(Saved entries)
*-*-*
struct LevelSet;
struct RoiGeom;
struct PrepArgs {
    const LevelSet* L;
    const float* rois;
    int K;
    int* order;
    RoiGeom* geoms = nullptr;
    int32_t* levels_out = nullptr;
    unsigned* counter = nullptr;
};
static int launch_transpose(bool to_nhwc, const float* const* src, float* const* dst, const int* H, const int* W, int L, int N,
                            int C, cudaStream_t st, const PrepArgs* prep = nullptr);

struct alignas(16) RoiGeom {
    int batch, level, gh, gw;
    float cw, ch, bin_h, bin_w, start_h, start_w, cosv, sinv;
};

__device__ __forceinline__ int roi_level(float w, float h, const LevelSet& L) {
    if (L.num_levels <= 1) return 0;
    float s = sqrtf(__fmul_rn(w, h));
    float t = floorf(log2f(__fadd_rn(__fdiv_rn(s, L.finest_scale), 1e-6f)));
    t = fminf(fmaxf(t, 0.f), (float)(L.num_levels - 1));
    return (int)t;
}
__device__ __forceinline__ int roi_level(const float* __restrict__ r, const LevelSet& L) {
    return roi_level(__fmul_rn(L.extend_w, r[3]), __fmul_rn(L.extend_h, r[4]), L);
}
__device__ __forceinline__ RoiGeom roi_geometry(const float* __restrict__ r, const LevelSet& L) {
    RoiGeom g;
    g.batch = (int)r[0];
    float w = __fmul_rn(L.extend_w, r[3]);
    float h = __fmul_rn(L.extend_h, r[4]);
    const int lvl = roi_level(w, h, L);
    g.level = lvl;
    const float sc = L.scale[lvl];
    if (L.version == 1) {
        g.cw = __fsub_rn(__fmul_rn(r[1], sc), 0.5f);
        g.ch = __fsub_rn(__fmul_rn(r[2], sc), 0.5f);
    } else {
        g.cw = __fmul_rn(r[1], sc);
        g.ch = __fmul_rn(r[2], sc);
// ... 134 lines not shown
    for (int i = tid; i < K; i += THREADS) {
        const float* r = rois + (size_t)i * 6;
        const int bkt = bucket_of(r, roi_level(r, L));
        if (i < bkt_cap) s_bkt[i] = (unsigned short)bkt;
        atomicAdd(&s_hist[bkt], 1);
    }
    __syncthreads();
    constexpr int PER = kBuckets / THREADS;
    int a[PER], sum = 0;
#pragma unroll
    for (int k = 0; k < PER; k++) { a[k] = s_hist[PER * tid + k]; sum += a[k]; }
    int x = sum;
    const int lane = tid & 31, w = tid >> 5;
    for (int o = 1; o < 32; o <<= 1) { int y = __shfl_up_sync(0xffffffffu, x, o); if (lane >= o) x += y; }
    if (lane == 31) s_warp[w] = x;
    __syncthreads();
    if (w == 0) {
        int v = lane < THREADS / 32 ? s_warp[lane] : 0;
        for (int o = 1; o < 32; o <<= 1) { int y = __shfl_up_sync(0xffffffffu, v, o); if (lane >= o) v += y; }
        s_warp[lane] = v;
    }
    __syncthreads();
    int excl = (w ? s_warp[w - 1] : 0) + x - sum;
#pragma unroll
    for (int k = 0; k < PER; k++) { s_hist[PER * tid + k] = excl; excl += a[k]; }
    __syncthreads();
    for (int i = tid; i < K; i += THREADS) {
        const float* r = rois + (size_t)i * 6;
        const int bkt = i < bkt_cap ? (int)s_bkt[i] : bucket_of(r, roi_level(r, L));
        order[atomicAdd(&s_hist[bkt], 1)] = i;
    }
}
*-*-*
Out of the records, collect only those lines that contain the string "RoiGeom".

struct RoiGeom;
    RoiGeom* geoms = nullptr;
struct alignas(16) RoiGeom {
__device__ __forceinline__ RoiGeom roi_geometry(const float* __restrict__ r, const LevelSet& L) {
    RoiGeom g;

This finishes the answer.